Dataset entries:
▼▼▼
class PresplitScope:

    def __init__(self):
        self.keys: list = []
        self._seen: set = set()
        self.bufs: dict = {}
        self.tables: list = []
        self.tail: set = set()
        self._pending = None
        self.state = "record"
        self._prev = None

    def lookup(self, key):
        if self.state == "ready":
            if self._pending is not None and key in self.tail:
                torch.cuda.current_stream().wait_event(self._pending)
                self._pending = None
            return self.bufs.get(key)
        if key not in self._seen:
            self._seen.add(key)
            self.keys.append(key)
        return None

    def __enter__(self):
        self._prev = _PRESPLIT[0]
        if not PRESPLIT[0]:
            return self
        if self.state == "ready":
            lib = _lib.kernels()
            desc, n, nb = self.tables[0]
            check(lib.ddl_x6_split_weights_multi(ptr(desc), n, nb, stream()), "x6_split_weights_multi")
            if len(self.tables) > 1:
                cur = torch.cuda.current_stream()
                side = _SPLIT_STREAMS.get(cur.device)
                if side is None:
                    side = _SPLIT_STREAMS[cur.device] = torch.cuda.Stream(device=cur.device)
                side.wait_stream(cur)
                desc, n, nb = self.tables[1]
                with torch.cuda.stream(side):
                    check(lib.ddl_x6_split_weights_multi(ptr(desc), n, nb, stream()), "x6_split_weights_multi")
                    ev = torch.cuda.Event()
                    ev.record(side)
                self._pending = ev
        _PRESPLIT[0] = self
        return self

    def __exit__(self, *exc):
        _PRESPLIT[0] = self._prev
        if self._pending is not None:
            torch.cuda.current_stream().wait_event(self._pending)
            self._pending = None
        if self.state == "record" and self.keys and not torch.cuda.is_current_stream_capturing() \
                and exc[0] is None:
            self._build()
        return False

    def _build(self):
        lib = _lib.kernels()
        if lib.ddl_x6_split_desc_size() != ctypes.sizeof(_SplitDesc):
            raise RuntimeError("ABI mismatch for SplitDesc")
        dev = torch.device("cuda", torch.cuda.current_device())
        vol = [k[2] * k[3] * k[4] * k[5] for k in self.keys]
        nhead = len(self.keys)
        if PRESPLIT_SIDE[0] and len(self.keys) > 1:
            nhead, acc = 1, vol[0]
            while nhead < len(self.keys) and acc + vol[nhead] <= PRESPLIT_HEAD_FRAC * sum(vol):
                acc += vol[nhead]
                nhead += 1
        self.tail = set(self.keys[nhead:])
        self.tables = []
        for part in (self.keys[:nhead], self.keys[nhead:]):
            if not part:
                continue
            descs = (_SplitDesc * len(part))()
            blk = 0
            for i, key in enumerate(part):
                w, layout, G, K, T, C, w_gs = key
                buf = torch.empty(G, K * T * C * 6, dtype=torch.uint8, device=dev)
                self.bufs[key] = buf
                nblk = max(1, min(1024, -(-G * K * T * C // 16 // 256)))
                d = descs[i]
                d.w, d.out, d.w_gs, d.o_gs = w, buf.data_ptr(), w_gs, buf.stride(0)
                d.G, d.K, d.T, d.C, d.layout, d.blk0, d.nblk = G, K, T, C, layout, blk, nblk
                blk += nblk
            raw = torch.frombuffer(bytearray(bytes(descs)), dtype=torch.uint8)
            self.tables.append((raw.to(dev), len(part), blk))
        self.state = "ready"


def _store_identity(owner):
    store = getattr(owner, "store", None)
    data = getattr(store, "data", None)
    if data is None:
        return None
    return data.data_ptr(), data.numel(), id(data.untyped_storage())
▲▲▲
■ TASK REQUIREMENTS
Copy out every line from the records that has the word "dtype".

■ SOLUTION TO THIS EXERCISE
                buf = torch.empty(G, K * T * C * 6, dtype=torch.uint8, device=dev)
            raw = torch.frombuffer(bytearray(bytes(descs)), dtype=torch.uint8)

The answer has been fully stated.